Turenne (Torèna en occitan) est une commune française située dans le département de la Corrèze en région Limousin.

Les habitants s'appellent les Viscomtins, en souvenir de la Vicomté de Turenne, ou Turennois.

Géographie[modifier | modifier le code]

Le village, perché sur une butte du Jurassique, se situe aux confins de la Corrèze (région Limousin) au nord, à 3 km du Lot (région Midi-Pyrénées) au sud, et à quelques kilomètres du Périgord (région Aquitaine) à l'ouest.

La butte est entourée d'une vaste dépression, bordée à l'est par la faille de Meyssac (la fin du Massif Central). Durant la 2e ère géologique, le territoire était recouvert par la mer, quelques témoins nous restent de cette période, un cimetière de fossiles de coquilles Saint-Jacques au pied du village et de coquillages au pied du château.

Il semblerait que la 1re implantation du château se trouvait à quelques centaines de mètres à l'est, sur le Puy de Gondres.

La butte domine la vallée de la Tourmente et contrôlait l'ancienne voie Limoges-Brive-Cahors-Toulouse.

La commune est bordée au nord-est par la Loyre.

Carte de la commune.

Histoire[modifier | modifier le code]

Tour de César
par Séraphin-Médéric Mieusement
(septembre 1891).

C'est au IXe siècle (823) qu'apparaissent les premiers seigneurs de Turenne[1] . Devenue un véritable État féodal à la suite des croisades, puis un des plus grands fiefs de France au XIVe siècle, la vicomté de Turenne jouit du Moyen Âge au XVIIIe siècle d'une autonomie complète.
Jusqu'en 1738, les vicomtes, tenus à un simple hommage d'honneur envers le roi et exempts d'impôts à son égard, agissent en véritables souverains : ils réunissent des États généraux, lèvent les impôts, battent monnaie, anoblissent.
La vicomté forme un état dans l'État. Ainsi, lorsque le roi interdit dans le royaume la culture du tabac, introduite en Aquitaine en 1560, cette mesure ne s'applique pas à la vicomté, où, au contraire, elle s'intensifie.

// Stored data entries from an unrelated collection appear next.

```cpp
template <bool HAS_BETA, bool USE_LDS, int NV, bool COMPACT, bool HALF = false>
__device__ __forceinline__ void batched_group(
    const char* __restrict__ stream, const int4* __restrict__ hdr,
    const int4* __restrict__ frags,
    const float* __restrict__ x, const float* bias, float* y,
    float* __restrict__ carry, float alpha, float beta, long long n_slices, int group_slices,
    int lds_floats, int ytile_floats, int cols, int rows, int bias_stride, int4 g) {
    extern __shared__ float xs[];
    const __amdgpu_buffer_rsrc_t rx = __builtin_amdgcn_make_buffer_rsrc((void*)x, 0, cols * NV * 4, 0x00020000);
    const __amdgpu_buffer_rsrc_t rb = __builtin_amdgcn_make_buffer_rsrc((void*)bias, 0, (bias_stride ? rows * NV : rows) * 4, 0x00020000);
    const __amdgpu_buffer_rsrc_t ry = __builtin_amdgcn_make_buffer_rsrc((void*)y, 0, rows * NV * 4, 0x00020000);
    constexpr unsigned kNoAccess = 0xffffffffu;
    constexpr int kE = kSliceSteps * kLaneElems;
    const int lane = threadIdx.x & 63;
    const int wave = threadIdx.x >> 6, n_waves = blockDim.x >> 6;
    float* const ytile = xs + (USE_LDS ? NV * lds_floats : 0) + wave * ytile_floats;
    const long long group = blockIdx.x;
    const long long first = group * group_slices;
    const long long last = (first + group_slices < n_slices) ? first + group_slices : n_slices;
    constexpr int slice_bytes = HALF ? kHalfSliceBytes : COMPACT ? kCompactSliceBytes : kWideSliceBytes;
    const char* const gbase = stream + (USE_LDS ? (size_t)(unsigned)__builtin_amdgcn_readfirstlane(g.z) * kSliceUnit
                                                : (size_t)first * kWideSliceBytes);

    const int n_here = (int)(last > first ? last - first : 0);
    const int rot = n_here == 0 ? 0 : (int)((unsigned long long)group * 29ull % (unsigned)n_here);
    int k_slice = wave;
    auto local_at = [&](int k) { return k < n_here ? (k + rot >= n_here ? k + rot - n_here : k + rot) : n_here; };
    long long slice = first + local_at(k_slice);
    const bool strays = COMPACT && (__builtin_amdgcn_readfirstlane(g.w) & 2) != 0;
    const __amdgpu_buffer_rsrc_t rs = __builtin_amdgcn_make_buffer_rsrc((void*)(hdr + n_slices), 0, strays ? (int)(n_slices * (kStraySlots * 4)) : 0, 0x00020000);
    unsigned sc = 0xffffffffu;
    SliceRaw<COMPACT, HALF> w;
    int4 h = int4{0, 0, 0, 0};
    if (slice < last) {
        if (strays) sc = __builtin_amdgcn_raw_buffer_load_b32(rs, (unsigned)(slice * kStraySlots + lane) << 2, 0, 0);
        h = load_int4(hdr + slice);
        request_slice<COMPACT, HALF>(w, gbase + (size_t)(slice - first) * slice_bytes, lane);
    }
    bool in_lds = false;
    if (USE_LDS) {
        in_lds = g.y > 0;
        for (int v = 0; v < NV; ++v) {
            const float* xv = x + (size_t)v * cols;
            stage_fragments(frags, g.x, g.y, xv, xs + v * lds_floats, cols, lane, wave, n_waves);
        }
        __syncthreads();
    }

    while (slice < last) {
        int row = __builtin_amdgcn_readfirstlane(h.x);
        const int row_first = row;
        const int n_rows = __builtin_amdgcn_readfirstlane(h.z);
        const bool spills = USE_LDS && __builtin_amdgcn_readfirstlane(h.w) != 0;
        unsigned c[kE];
        decode_metas<COMPACT, HALF>(w, c);
        float val[HALF ? 1 : kE];
        unsigned hv[HALF ? 2 * kSliceSteps : 1];
#pragma unroll
        for (int j = 0; j < kSliceSteps; ++j) {
            if constexpr (HALF) {
                hv[2 * j] = w.q[j].x; hv[2 * j + 1] = w.q[j].y;
            } else {
            val[4 * j + 0] = i2f((int)w.v[j].x); val[4 * j + 1] = i2f((int)w.v[j].y);
            val[4 * j + 2] = i2f((int)w.v[j].z); val[4 * j + 3] = i2f((int)w.v[j].w);
            }
        }
        int r0[kSliceSteps];
        bool ends[kE];
#pragma unroll
        for (int j = 0; j < kSliceSteps; ++j) {
            int below = 0, total = 0;
#pragma unroll
            for (int k = 0; k < kLaneElems; ++k) {
                ends[4 * j + k] = (c[4 * j + k] & kRowEndBit) != 0;
                const unsigned long long m = __builtin_amdgcn_ballot_w64(ends[4 * j + k]);
                below += lanes_below(m);
                total += __builtin_popcountll(m);
            }
            r0[j] = row + below;
            row += total;
        }
        const long long cur = slice;
        if (strays) {
            float sx[NV];
#pragma unroll
            for (int v = 0; v < NV; ++v)
                sx[v] = i2f((int)__builtin_amdgcn_raw_buffer_load_b32(rx, sc == 0xffffffffu ? kNoAccess : (sc + (unsigned)v * (unsigned)cols) << 2, 0, 0));
#pragma unroll
            for (int v = 0; v < NV; ++v) (xs + v * lds_floats + (lds_floats - n_waves * kStraySlots) + wave * kStraySlots)[lane] = sx[v];
        }

#pragma unroll
        for (int v = 0; v < NV; ++v) {
            const unsigned xoff = (unsigned)v * (unsigned)cols, yoff = (unsigned)v * (unsigned)rows;
            const unsigned boff = (unsigned)v * (unsigned)bias_stride;
            float bpre0 = 0.0f, bpre1 = 0.0f;
            if (HAS_BETA) {
                bpre0 = i2f((int)__builtin_amdgcn_raw_buffer_load_b32(rb, lane < n_rows ? (boff + row_first + lane) << 2 : kNoAccess, 0, 0));
                bpre1 = i2f((int)__builtin_amdgcn_raw_buffer_load_b32(rb, lane + 64 < n_rows ? (boff + row_first + lane + 64) << 2 : kNoAccess, 0, 0));
            }
            float xg[kE];
            const float* xw = xs + v * lds_floats;
            if (USE_LDS && in_lds && !spills) {
#pragma unroll
                for (int i = 0; i < kE; ++i) xg[i] = xw[c[i] & ~kRowEndBit];
            } else if (USE_LDS && in_lds) {
#pragma unroll
                for (int i = 0; i < kE; ++i) {
                    const unsigned ci = c[i] & ~kRowEndBit;
                    xg[i] = i2f((int)__builtin_amdgcn_raw_buffer_load_b32(rx, (ci & kGlobalColBit) ? ((ci & ~kGlobalColBit) + xoff) << 2 : kNoAccess, 0, 0));
                }
#pragma unroll
                for (int i = 0; i < kE; ++i) {
                    const unsigned ci = c[i] & ~kRowEndBit;
                    const float l = xw[(ci & kGlobalColBit) ? 0u : ci];
                    xg[i] = (ci & kGlobalColBit) ? xg[i] : l;
                }
            } else {
#pragma unroll
                for (int i = 0; i < kE; ++i) xg[i] = i2f((int)__builtin_amdgcn_raw_buffer_load_b32(rx, ((c[i] & ~kRowEndBit) + xoff) << 2, 0, 0));
            }
            if (v == NV - 1) {
                k_slice += n_waves;
                slice = first + local_at(k_slice);
                if (slice < last) {
                    if (strays) sc = __builtin_amdgcn_raw_buffer_load_b32(rs, (unsigned)(slice * kStraySlots + lane) << 2, 0, 0);
                    h = load_int4(hdr + slice);
                    request_slice<COMPACT, HALF>(w, gbase + (size_t)(slice - first) * slice_bytes, lane);
                }
            }
            float t[kE];
            float carry_step = 0.0f;
#pragma unroll
            for (int j = 0; j < kSliceSteps; ++j) {
                float pj[kLaneElems];
                if constexpr (HALF) {
                    pj[0] = i2f((int)(hv[2 * j] << 16)) * xg[4 * j]; pj[1] = i2f((int)(hv[2 * j] & 0xffff0000u)) * xg[4 * j + 1];
                    pj[2] = i2f((int)(hv[2 * j + 1] << 16)) * xg[4 * j + 2]; pj[3] = i2f((int)(hv[2 * j + 1] & 0xffff0000u)) * xg[4 * j + 3];
// ... 1097 lines not shown
```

La seigneurie de Turenne occupe un territoire limité par trois provinces et trois évêchés. Jouxtant le Périgord noir, elle prend appui dès l'origine sur le Bas Limousin et le Quercy.
Elle contrôle notamment les transhumances de bétail entre les plateaux du Limousin et ceux du Quercy.
Dans sa plus grande extension, au XVe siècle, elle s'étire des environs de Meymac ou de Lapleau (Corrèze), au nord-est, à ceux de Terrasson (Dordogne), à l'ouest, et de Gramat (Lot), au sud.
À cette époque, les principales villes fortifiées de la vicomté sont Argentat, Servières, Beaulieu, Gagnac, Martel, Saint-Céré et Turenne ; les remparts entourent également les bastides de Bretenoux et Puybrun, les cités de Carennac, Vayrac, Curemonte, Meyssac et Collonges. On dénombre alors environ 100 000 habitants, répartis en 18 500 feux, 111 paroisses, 1 200 villages et bon nombre d'abbayes.

Turenne a vu se succéder quatre familles de vicomtes.
Du IXe siècle au XIIIe siècle, les Comborn, originaires de la vallée de la Vézère, qui participent activement aux croisades et aux guerres franco-anglaises, obtiennent des privilèges exorbitants des rois de France.
Puis, durant la première moitié du XIVe siècle. la vicomté est reprise par les comtes de Comminges, grands féodaux pyrénéens, avant d'être cédée, pendant 94 ans, aux Roger de Beaufort, dont sont issus deux papes d'Avignon, Clément VI et Grégoire XI. Cette famille donna deux vicomtes : Guillaume III Roger de Beaufort, Raymond de Turenne, huitième du nom et deux vicomtesses Antoinette de Turenne et Éléonore de Beaujeu.
Ensuite, de 1444 à 1738, la vicomté devient la possession de la famille des La Tour d'Auvergne[2]. À leur apogée, Henri de La Tour d'Auvergne, coreligionnaire et compagnon d'armes du roi Henri IV, devient duc de Bouillon et prince de Sedan. Son fils Henri, maréchal de France, reçoit le surnom de «grand Turenne».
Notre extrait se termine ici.